# heres our new van



## cambis9 (Aug 16, 2009)

this is our new van we purchased last year after owning a talbot swift capri for 6 great years then sold her on ebay. hope you all like my reg just wanted everyone to know AG0T ONE. know its a bit snobby but who cares, its mine


----------



## Jacques le foot (Aug 16, 2009)

Welcome Cambis 9 to this great site...but where's the photos ??

Jackie


----------



## bevdrew (Aug 17, 2009)

Welcome to your new van. Not a UK reg then? - what nationality is it? You may need to re-register it under a UK reg if keeping it in UK.


----------



## Gixermark (Aug 17, 2009)

Jacques le foot said:


> Welcome Cambis 9 to this great site...but where's the photos ??
> 
> Jackie



Like wise ......... NO photo !!!!


----------



## maingate (Aug 18, 2009)

cambis9 said:


> this is our new van we purchased last year after owning a talbot swift capri for 6 great years then sold her on ebay. hope you all like my reg just wanted everyone to know AG0T ONE. know its a bit snobby but who cares, its mine


Hi there, we have just agreed to trade in our little Elddis for a tag axle Burstner.
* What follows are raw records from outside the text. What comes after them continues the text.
constexpr int PCB_CHT = 4;
constexpr int PCB_RS = 72;
template <int WB, bool FWD>
__global__ __launch_bounds__(WB * 64, 1) void posconv_bf16_kernel(const float* __restrict__ x,
                                                                  const __bf16* __restrict__ Wt,
                                                                  const float* __restrict__ bias,
                                                                  const float* __restrict__ R, float* __restrict__ C,
                                                                  float* __restrict__ C2, int T, int H, int G, int K,
                                                                  int pad, const int* __restrict__ tlen, int ntile,
                                                                  int nutt) {
    constexpr int CG = 64, NT = WB * 64, WROWS = 32 * WB;
    constexpr int CHUNK = PCB_CHT * CG * CG / 8;
    constexpr int LPT = (CHUNK + NT - 1) / NT;
    extern __shared__ __attribute__((aligned(16))) __bf16 pcb_smem[];
    __bf16* win = pcb_smem;
    __bf16* wbuf = pcb_smem + (WROWS + K - 1) * PCB_RS;
    typedef __bf16 b8 __attribute__((ext_vector_type(8)));
    typedef __bf16 b4 __attribute__((ext_vector_type(4)));

    const int nb = gridDim.x;
    int L = blockIdx.x;
    if ((nb & 7) == 0) L = (L & 7) * (nb >> 3) + (L >> 3);
    const int tile = L % ntile;
    const int u = (L / ntile) % nutt;
    const int gi = L / (ntile * nutt);
    const int t0 = tile * WROWS;
    const int tl = tlen ? tlen[u] : T;
    const int w = threadIdx.x >> 6, lane = threadIdx.x & 63, l32 = lane & 31, h = lane >> 5;
    const float* xb = x + (long)u * T * H + gi * CG;
    const __bf16* wg = Wt + (long)gi * K * CG * CG;

    const int nwin = (WROWS + K - 1) * (CG / 4);
    for (int it = threadIdx.x; it < nwin; it += NT) {
        const int row = it / (CG / 4), c4 = (it % (CG / 4)) * 4;
        const int t = t0 - pad + row;
        f32x4 v = {0.f, 0.f, 0.f, 0.f};
        if (t >= 0 && t < tl) v = *reinterpret_cast<const f32x4*>(xb + (long)t * H + c4);
        b4 o;
#pragma unroll
        for (int e = 0; e < 4; ++e) o[e] = (__bf16)v[e];
        *reinterpret_cast<b4*>(win + row * PCB_RS + c4) = o;
    }
    b8 st[LPT];
    auto load_chunk = [&](int c) {
        const b8* src = reinterpret_cast<const b8*>(wg + (long)c * PCB_CHT * CG * CG);
#pragma unroll
        for (int n = 0; n < LPT; ++n) {
            const int it = threadIdx.x + n * NT;
            if (it < CHUNK) st[n] = src[it];
        }
    };
    auto store_chunk = [&](int buf) {
        __bf16* dst = wbuf + buf * (PCB_CHT * CG * PCB_RS);
#pragma unroll
        for (int n = 0; n < LPT; ++n) {
            const int it = threadIdx.x + n * NT;
            if (it < CHUNK) *reinterpret_cast<b8*>(dst + (it >> 3) * PCB_RS + (it & 7) * 8) = st[n];
        }
    };
    f32x16 acc[2];
#pragma unroll
    for (int nf = 0; nf < 2; ++nf)
#pragma unroll
        for (int v = 0; v < 16; ++v) acc[nf][v] = 0.f;
    const int nch = K / PCB_CHT;
    load_chunk(0);
    store_chunk(0);
    __syncthreads();
    const __bf16* arow = win + (32 * w + l32) * PCB_RS + 8 * h;
    for (int c = 0; c < nch; ++c) {
        if (c + 1 < nch) load_chunk(c + 1);
        const __bf16* wb = wbuf + (c & 1) * (PCB_CHT * CG * PCB_RS) + l32 * PCB_RS + 8 * h;
#pragma unroll
        for (int qq = 0; qq < PCB_CHT; ++qq) {
            const __bf16* ap = arow + (c * PCB_CHT + qq) * PCB_RS;
            const __bf16* bp = wb + qq * CG * PCB_RS;
#pragma unroll
            for (int kc = 0; kc < CG / 16; ++kc) {
                const b8 a = *reinterpret_cast<const b8*>(ap + 16 * kc);
// ... 886 lines not shown
            else                                                                                                 \
                hipLaunchKernelGGL((layernorm_bwd_conv_kernel<2, true, KT_, DB_, XB_>), grid, dim3(256), 0, st, dy,   \
                                   rstd, g, beta, pstride, rows_per_utt, dx, part, nchunk, crows, x, mean, xw, xws, \
                                   xs, reinterpret_cast<__bf16*>(dxb));                                          \
        } while (0)
        if (ktaps == 10) {
            if (dyb && xb) LBCB(10, true, true);
            else if (xb) LBCB(10, false, true);
            else return false;
        } else {
            if (dyb && xb) LBCB(0, true, true);
            else if (xb) LBCB(0, false, true);
            else return false;
        }
#undef LBCB
        const int nvec = 3 + ktaps;
        hipLaunchKernelGGL(chunk_reduce_conv, dim3(cdiv(D, 256), B, nvec), dim3(256), 0, st, part, nchunk, nvec, D,
                           dgamma, dbeta, dbias, dw, gstride);
        return true;
    }
#define LBC(GV_, KT_)                                                                                         \
    hipLaunchKernelGGL((layernorm_bwd_conv_kernel<2, GV_, KT_>), grid, dim3(256), 0, st, dy, rstd, g, beta, pstride, \
                       rows_per_utt, dx, part, nchunk, crows, x, mean, xw, xws, xs, reinterpret_cast<__bf16*>(dxb))
    if (ktaps == 10) {
        if (gv) LBC(true, 10);
        else LBC(false, 10);
    } else {
        if (gv) LBC(true, 0);
        else LBC(false, 0);
    }
#undef LBC
    const int nvec = 3 + ktaps;
    hipLaunchKernelGGL(chunk_reduce_conv, dim3(cdiv(D, 256), B, nvec), dim3(256), 0, st, part, nchunk, nvec, D, dgamma,
                       dbeta, dbias, dw, gstride);
    return true;
}
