#ifndef CIM_CONV3_BK
#define CIM_CONV3_BK 32
#endif
constexpr int CBK = CIM_CONV3_BK;
template <int MODE, int KS = 3>
__global__ __launch_bounds__(256) void conv3x3_small_kernel(const SmallArgs g, const ConvGeom c) {
    CIM_BODY_PRIO();
    constexpr int TAPS = KS * KS;
    constexpr int NT = 256, PA = SBM * (CBK / 4) / NT, PB = SBN * (CBK / 4) / NT;
    extern __shared__ __attribute__((aligned(16))) float c3_smem[];
    float (*As)[CBK * SLD] = reinterpret_cast<float (*)[CBK * SLD]>(c3_smem);
    float (*Bs)[CBK * SLD] = reinterpret_cast<float (*)[CBK * SLD]>(c3_smem + 2 * CBK * SLD);
    const int tid = threadIdx.x, lane = tid & 63, wave = tid >> 6;
    const int wm = wave >> 1, wn = wave & 1;
    const int tiles_n = (g.N + SBN - 1) / SBN;
    const int m0 = (blockIdx.x / tiles_n) * SBM, n0 = (blockIdx.x % tiles_n) * SBN;
    const int split = blockIdx.y;
    const int kper = ((g.K + g.splits - 1) / g.splits + CBK - 1) / CBK * CBK;
    const int kbeg = split * kper, kend = min(g.K, kbeg + kper);

    const rsrc_t RA_ = make_rsrc(g.A, tile_extent(MODE == CONV_DX, g.M, g.K, g.lda));
    const rsrc_t RB_ = make_rsrc(g.B, (long long)(MODE == CONV_DX ? c.cout * c.Ho * c.Wo : c.cin * c.H * c.W));
    const int hw_src = MODE == CONV_DX ? c.Ho * c.Wo : c.H * c.W;
    int py[PB][4], px[PB][4];
    int boff[PB], bdy[PB], bdx[PB];
#pragma unroll
    for (int i = 0; i < PB; ++i) {
        const int p = tid + i * NT;
        if (MODE == CONV_DW) {
            const int n = n0 + p % SBN;
            const int ch = n / TAPS, tap = n - ch * TAPS;
            boff[i] = n < g.N ? ch * hw_src : -1;
            bdy[i] = (tap / KS - KS / 2) * c.dil;
            bdx[i] = (tap - (tap / KS) * KS - KS / 2) * c.dil;
        } else {
            const int wrow = (MODE == CONV_DX) ? c.W : c.Wo;
#pragma unroll
            for (int j = 0; j < 4; ++j) {
                const int n = n0 + (p % 16) * 4 + j;
                const int y = (int)(((float)n + 0.5f) * c.inv_w);
                py[i][j] = n < g.N ? y : -(1 << 20);
                px[i][j] = n - y * wrow;
            }
        }
    }
    unsigned oa[PA];
#pragma unroll
    for (int i = 0; i < PA; ++i) oa[i] = tile_off<MODE == CONV_DX, SBM>(g.lda, m0, kbeg, tid + i * NT);
    const unsigned sa = (MODE == CONV_DX ? (unsigned)g.lda * CBK : (unsigned)CBK) * 4u;

    auto load_b = [&](int k0, float4 (&rb)[PB]) {
#pragma unroll
        for (int i = 0; i < PB; ++i) {
            const int p = tid + i * NT;
            unsigned off[4];
            if (MODE == CONV_DW) {
                const int k = k0 + (p / SBN) * 4;
#pragma unroll
                for (int j = 0; j < 4; ++j) {
                    const int po = k + j;
                    const int yo = (int)(((float)po + 0.5f) * c.inv_w), xo = po - yo * c.Wo;
                    const int yi = yo * c.stride + bdy[i], xi = xo * c.stride + bdx[i];
                    const bool ok = boff[i] >= 0 && po < g.K && (unsigned)yi < (unsigned)c.H && (unsigned)xi < (unsigned)c.W;
                    off[j] = ok ? (unsigned)(boff[i] + yi * c.W + xi) * 4u : OOB;
                }
            } else {
                const int k = k0 + p / 16;
                const int ch = k / TAPS, tap = k - ch * TAPS;
                const int dy = (tap / KS - KS / 2) * c.dil, dx = (tap - (tap / KS) * KS - KS / 2) * c.dil;
                const int base = ch * hw_src;
#pragma unroll
                for (int j = 0; j < 4; ++j) {
                    if (MODE == CONV_DX) {
                        const int ty = py[i][j] - dy, tx = px[i][j] - dx;
                        const int yo = c.stride == 2 ? ty >> 1 : ty, xo = c.stride == 2 ? tx >> 1 : tx;
                        const bool ok = ty >= 0 && tx >= 0 && yo < c.Ho && xo < c.Wo && !(c.stride == 2 && ((ty | tx) & 1));
                        off[j] = ok ? (unsigned)(base + yo * c.Wo + xo) * 4u : OOB;
                    } else {
                        const int yi = py[i][j] * c.stride + dy, xi = px[i][j] * c.stride + dx;
                        const bool ok = (unsigned)yi < (unsigned)c.H && (unsigned)xi < (unsigned)c.W;
                        off[j] = ok ? (unsigned)(base + yi * c.W + xi) * 4u : OOB;
                    }
                }
            }
#if CIM_SMALL_ABL == 3
            asm volatile("" : "+v"(rb[i].x), "+v"(rb[i].y), "+v"(rb[i].z), "+v"(rb[i].w) : "v"(off[0]), "v"(off[1]), "v"(off[2]), "v"(off[3]));
#elif CIM_SMALL_ABL == 5
            rb[i] = make_float4(bld1(RB_, (unsigned)(p * 16 + k0 * 64)), bld1(RB_, (unsigned)(p * 16 + k0 * 64 + 4)),
                                bld1(RB_, (unsigned)(p * 16 + k0 * 64 + 8)), bld1(RB_, (unsigned)(p * 16 + k0 * 64 + 12)));
#else
            rb[i] = make_float4(bld1(RB_, off[0]), bld1(RB_, off[1]), bld1(RB_, off[2]), bld1(RB_, off[3]));
#endif
        }
    };
    auto load_a = [&](int s, float4 (&ra)[PA]) {
#pragma unroll
        for (int i = 0; i < PA; ++i)
            ra[i] = bld4(RA_, oa[i] + (unsigned)s * sa);
    };

    f32x16 acc;
#pragma unroll
    for (int i = 0; i < 16; ++i) acc[i] = 0.0f;
    float4 ra0[PA], rb0[PB], ra1[PA], rb1[PB];
#define C3_PUT(RA, RB, BUF, S)                                                                                      \
    {                                                                                                               \
        _Pragma("unroll") for (int i = 0; i < PA; ++i)                                                              \
            tile_store<MODE == CONV_DX, SBM>(As[BUF], tile_ktail<MODE == CONV_DX, SBM>(RA[i], g.K, kbeg + (S) * CBK, tid + i * NT), tid + i * NT); \
        _Pragma("unroll") for (int i = 0; i < PB; ++i) tile_store<MODE != CONV_DW, SBN>(Bs[BUF], RB[i], tid + i * NT); \
    }
#define C3_MMA(BUF)                                                                                                 \
    {                                                                                                               \
        const float* __restrict__ a = As[BUF] + (lane >> 5) * SLD + wm * 32 + (lane & 31);                          \
        const float* __restrict__ b = Bs[BUF] + (lane >> 5) * SLD + wn * 32 + (lane & 31);                          \
        float av[CBK / 2], bv[CBK / 2];                                                                             \
        _Pragma("unroll") for (int t = 0; t < CBK / 2; ++t) { av[t] = a[2 * t * SLD]; bv[t] = b[2 * t * SLD]; }     \
        _Pragma("unroll") for (int t = 0; t < (CIM_SMALL_ABL == 1 ? 1 : CBK / 2); ++t)                              \
            acc = __builtin_amdgcn_mfma_f32_32x32x2f32(av[t], bv[t], acc, 0, 0, 0);                                 \
        asm volatile("" : "+a"(acc));                                                                               \
    }
    if (kbeg < kend) {
        const int nslab = (kend - kbeg + CBK - 1) / CBK;
        const int last = nslab - 1;
        load_a(0, ra0); load_b(kbeg, rb0);
        load_a(min(1, last), ra1); load_b(kbeg + min(1, last) * CBK, rb1);
        C3_PUT(ra0, rb0, 0, 0)
        asm volatile("" : "+a"(acc));
        __syncthreads();
        for (int s = 0; s < nslab; s += 2) {
            load_a(min(s + 2, last), ra0); load_b(kbeg + min(s + 2, last) * CBK, rb0);
            C3_MMA(0)
            if (s + 1 < nslab) C3_PUT(ra1, rb1, 1, s + 1)
            __syncthreads();
            if (s + 1 >= nslab) break;
            load_a(min(s + 3, last), ra1); load_b(kbeg + min(s + 3, last) * CBK, rb1);
            C3_MMA(1)
            if (s + 2 < nslab) C3_PUT(ra0, rb0, 0, s + 2)
            __syncthreads();
        }
    }
#undef C3_PUT
#undef C3_MMA
    small_epilogue(g, acc, m0 + wm * 32, n0 + wn * 32, lane, split, ColIdentity{g.N});
}
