int ltx_launch_rownorm(const RowNormArgs& a, int dtype, hipStream_t s) {
    const int ch = dtype == LTX_DT_BF16 ? 8 : 4;
    if (a.rows <= 0) return LTX_OK;
    if (a.D % ch != 0 || a.ldx % ch != 0 || a.ldy % ch != 0) LTX_FAIL(LTX_ERR_ARG, "rownorm: D/ld must be multiples of the 16-byte chunk");
    if ((a.scale == nullptr) != (a.shift == nullptr)) LTX_FAIL(LTX_ERR_ARG, "rownorm: scale and shift go together");
    const int nch = a.D / ch, lpr = pick_lpr(nch);
    if (a.parts) {
        const int rpw = 64 / lpr;
        const bool narrow = nch <= lpr && a.rows >= (int64_t)rpw * NSLOT * 4 * 64;
        const bool block_rows = a.rows <= 512 && nch > 64 && nch <= 512;
        if (a.presum || narrow || (nch > NSLOT * lpr && !block_rows) || a.nparts < 1 || a.nparts > 16 || !a.x_out || a.part_stride < a.rows * a.D || a.D % 8 ||
            ((uintptr_t)a.parts & 15) || (a.d_gate && (((uintptr_t)a.d_gate & 15) || a.d_gate_stride % 4)))
            LTX_FAIL(LTX_ERR_ARG, "rownorm: deferred rows need whole-row lanes (D of at most 64 x 8 chunks), 1..16 parts of [rows, D] f32 and an output for the finished rows");
    }
    if (a.presum && (a.kind != 0 || a.presum_n < 4 || a.presum_n % 4 != 0 || nch > 256 || (nch & (nch - 1)) || a.rows >= 2147483647LL || a.rows_per_batch >= 2147483647LL))
        LTX_FAIL(LTX_ERR_ARG, "rownorm: presum serves RMS rows of a power-of-two number (<= 256) of 16-byte chunks with a multiple of 4 partials");
    void* tok = nullptr;
    ltx_prof_begin(LTX_PROF_ROWNORM, 2.0 * (double)a.rows * a.D * (dtype == LTX_DT_BF16 ? 2 : 4), s, &tok);
    if (a.presum) {
        const int rpb = 256 / nch;
        int R = 4;
        { const int v = ltx_exp("norm_presum_r", 4); if (v == 2 || v == 4 || v == 8) R = v; }
        const dim3 grid((unsigned)cdiv64(a.rows, (int64_t)rpb * R));
        const bool wide = nch >= 64;
        const bool lean_on = ltx_opt().norm_lean != 0, nt = ltx_exp("norm_nt", 0) != 0;
        const bool lean = lean_on && dtype == LTX_DT_BF16 && wide && R == 4 && a.scale && !a.weight && a.act == 0 && a.presum_n <= 16 &&
                          a.rows % ((int64_t)rpb * 4) == 0 && a.rows_per_batch % 4 == 0 && !nt;
        if (lean) LTX_LAUNCH_TIMED((rownorm_presum_lean_kernel<4>), grid, dim3(256), 0, s, a, nch, rpb);
        else if (dtype == LTX_DT_BF16) {
            if (R == 2) { if (wide) LTX_LAUNCH_TIMED((rownorm_presum_kernel<bf16_t, 2, true>), grid, dim3(256), 0, s, a, nch, rpb); else LTX_LAUNCH_TIMED((rownorm_presum_kernel<bf16_t, 2, false>), grid, dim3(256), 0, s, a, nch, rpb); }
            else if (R == 4 && wide && nt) LTX_LAUNCH_TIMED((rownorm_presum_kernel<bf16_t, 4, true, true>), grid, dim3(256), 0, s, a, nch, rpb);
            else if (R == 4) { if (wide) LTX_LAUNCH_TIMED((rownorm_presum_kernel<bf16_t, 4, true>), grid, dim3(256), 0, s, a, nch, rpb); else LTX_LAUNCH_TIMED((rownorm_presum_kernel<bf16_t, 4, false>), grid, dim3(256), 0, s, a, nch, rpb); }
            else { if (wide) LTX_LAUNCH_TIMED((rownorm_presum_kernel<bf16_t, 8, true>), grid, dim3(256), 0, s, a, nch, rpb); else LTX_LAUNCH_TIMED((rownorm_presum_kernel<bf16_t, 8, false>), grid, dim3(256), 0, s, a, nch, rpb); }
        } else if (wide) LTX_LAUNCH_TIMED((rownorm_presum_kernel<float, 4, true>), dim3((unsigned)cdiv64(a.rows, (int64_t)rpb * 4)), dim3(256), 0, s, a, nch, rpb);
        else LTX_LAUNCH_TIMED((rownorm_presum_kernel<float, 4, false>), dim3((unsigned)cdiv64(a.rows, (int64_t)rpb * 4)), dim3(256), 0, s, a, nch, rpb);
    } else if (dtype == LTX_DT_BF16) launch_rownorm_t<bf16_t>(a, lpr, nch, s);
    else launch_rownorm_t<float>(a, lpr, nch, s);
    ltx_prof_end(tok, s);
    LTX_CHECK_LAUNCH();
    return LTX_OK;
}
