def segment_sum(src, offs, order, m):
    n, c = src.shape
    if src.dtype not in (torch.float32, torch.bfloat16):
        src = src.float()
    out_dtype = torch.float32 if _seg_two_level(n, m) else src.dtype
    out = torch.empty((m, c), dtype=out_dtype, device=src.device)
    ws = _segment_ws(n, m, c, src.device)
    _check(lib().pcacc_segment_sum_t(_dev(src, None, 'src'), _dtype_code(src), int(c), _dev(offs, torch.int32), _dev(order, torch.int32),
                                     n, m, _dev(out), _dev(ws), ws.numel(), _stream()), 'segment_sum')
    return out


scatter_timer = None


class KernelTimer(object):

    def __init__(self):
        self.start, self.stop = ctypes.c_void_p(), ctypes.c_void_p()
        _check(lib().pcacc_timer_create(ctypes.byref(self.start), ctypes.byref(self.stop)), 'timer_create')

    def elapsed_us(self):
        us = ctypes.c_float(0.0)
        _check(lib().pcacc_timer_elapsed_us(self.start, self.stop, ctypes.byref(us)), 'timer_elapsed_us')
        return us.value

    def __del__(self):
        try:
            lib().pcacc_timer_destroy(self.start, self.stop)
        except Exception:
            pass


def pillar_scatter(feats, cell2pillar, out_dtype=torch.float32):
    c = feats.shape[1]
    n_cells = cell2pillar.numel()
    canvas = torch.empty((n_cells, c), dtype=out_dtype, device=feats.device)
    t = None
    if scatter_timer is not None and c >= 32:
        t = KernelTimer()
        scatter_timer.append((t, n_cells, c, feats.shape[0], out_dtype, feats.dtype))
    _check(lib().pcacc_pillar_scatter_t(_dev(feats, None, 'feats'), _dtype_code(feats), _dev(cell2pillar, torch.int32), n_cells,
                                        int(c), _dev(canvas), _dtype_code(canvas), t.start if t else None, t.stop if t else None, _stream()), 'pillar_scatter')
    return canvas


def cat2_rows(a, b):
    ca, cb = a.shape[-1], b.shape[-1]
    rows = a.numel() // ca
    if a.dtype != b.dtype or tuple(a.shape[:-1]) != tuple(b.shape[:-1]) or not a.is_contiguous() or not b.is_contiguous():
        raise NativeError('cat2_rows: two contiguous tensors of one dtype and equal leading dimensions expected')
    out = torch.empty(tuple(a.shape[:-1]) + (ca + cb,), dtype=a.dtype, device=a.device)
    _check(lib().pcacc_cat2_rows(_dev(a, None, 'a'), int(ca * a.element_size()), _dev(b, None, 'b'), int(cb * b.element_size()), rows, _dev(out),
                                 _stream()), 'cat2_rows')
    return out


def gather_rows(src, idx):
    row_bytes = src.shape[1] * src.element_size()
    out = torch.empty((idx.shape[0], src.shape[1]), dtype=src.dtype, device=src.device)
    _check(lib().pcacc_gather_rows(_dev(src, None, 'src'), int(row_bytes), _dev(idx, torch.int32, 'idx'), idx.shape[0], _dev(out), _stream()), 'gather_rows')
    return out


def bilinear_gather(fmap, points, map_idx, x_scale, y_scale):
    n_maps, h, w, c = fmap.shape
    k = points.shape[0]
    out = torch.empty((k, c), dtype=torch.float32, device=fmap.device)
    _check(lib().pcacc_bilinear_gather(_dev(fmap, None, 'fmap'), _dtype_code(fmap), n_maps, h, w, c,
                                       _dev(points, torch.float32, 'points'), _dev(map_idx, torch.int32, 'map_idx'), k, x_scale, y_scale, _dev(out), _stream()),
           'bilinear_gather')
    return out


def bilinear_gather_backward(grad_out, shape, points, map_idx, x_scale, y_scale):
    n_maps, h, w, c = shape
    g = torch.zeros(shape, dtype=torch.float32, device=grad_out.device)
    _check(lib().pcacc_bilinear_gather_backward(_dev(grad_out, torch.float32, 'grad_out'), n_maps, h, w, c, _dev(points, torch.float32), _dev(map_idx, torch.int32),
                                                points.shape[0], x_scale, y_scale, _dev(g), _stream()), 'bilinear_gather_backward')
    return g


def bev_warp(bev, inv_pose, x_reso, y_reso, x_min, y_min):
    b, t, h, w, c = bev.shape
    out = torch.empty_like(bev)
    _check(lib().pcacc_bev_warp(_dev(bev, None, 'bev'), _dtype_code(bev), b, t, h, w, c, _dev(inv_pose, torch.float32, 'inv_pose'), x_reso, y_reso,
                                x_min, y_min, _dev(out), _stream()), 'bev_warp')
    return out



def bev_warp_dual(bev, inv_pose, x_reso, y_reso, x_min, y_min):
    b, nt, h, w, c = bev.shape
    out = torch.empty_like(bev)
    out16 = torch.empty(bev.shape, dtype=torch.bfloat16, device=bev.device)
    _check(lib().pcacc_bev_warp_dual(_dev(bev, torch.float32, 'bev'), b, nt, h, w, c, _dev(inv_pose, torch.float32, 'inv_pose'), x_reso,
                                     y_reso, x_min, y_min, _dev(out), _dev(out16), _stream()), 'bev_warp_dual')
    return out, out16


def rigid_transform(points, frame_idx, tsfm):
    out = torch.empty_like(points)
    _check(lib().pcacc_rigid_transform(_dev(points, torch.float32, 'points'), _dev(frame_idx, torch.int32, 'frame_idx'),
                                       _dev(tsfm, torch.float32, 'tsfm'), points.shape[0], _dev(out), _stream()), 'rigid_transform')
    return out


def chamfer_forward(xyz1, xyz2):
    b, n, _ = xyz1.shape
    m = xyz2.shape[1]
    dev = xyz1.device
    d1 = torch.empty((b, n), dtype=torch.float32, device=dev)
    d2 = torch.empty((b, m), dtype=torch.float32, device=dev)
    i1 = torch.empty((b, n), dtype=torch.int32, device=dev)
    i2 = torch.empty((b, m), dtype=torch.int32, device=dev)
    ws = _workspace(lib().pcacc_chamfer_workspace_bytes, dev, b, n, m)
    _check(lib().pcacc_chamfer_forward(_dev(xyz1, torch.float32, 'xyz1'), _dev(xyz2, torch.float32, 'xyz2'), b, n, m,
                                       _dev(d1), _dev(i1), _dev(d2), _dev(i2), _dev(ws), ws.numel(), _stream()), 'chamfer_forward')
    return d1, d2, i1, i2


def chamfer_backward(xyz1, xyz2, gd1, gd2, i1, i2):
    b, n, _ = xyz1.shape
    m = xyz2.shape[1]
    g1 = torch.empty_like(xyz1)
    g2 = torch.empty_like(xyz2)
    _check(lib().pcacc_chamfer_backward(_dev(xyz1, torch.float32), _dev(xyz2, torch.float32), b, n, m,
                                        _dev(gd1, torch.float32, 'grad_dist1'), _dev(i1, torch.int32),
                                        _dev(gd2, torch.float32, 'grad_dist2'), _dev(i2, torch.int32),
                                        _dev(g1), _dev(g2), _stream()), 'chamfer_backward')
    return g1, g2


ROWS_LINEAR_K = (2, 3, 4, 9, 32, 64, 128)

Are there plenty wild camping places for a big van? In latest copy of Practical Motorhome, there is an article on Nightstop scheme which is cheap stopovers at pubs, sports grounds etc. To supply info the email is nightstop@practicalmotorhome.com. A good few pubs in the Peak district will oblige and a few can even supply 240v.


----------



## ajs (Aug 18, 2009)

.
.
it's gone....
 someone has offered  him a fiver more than he paid for it...

 regards
aj


----------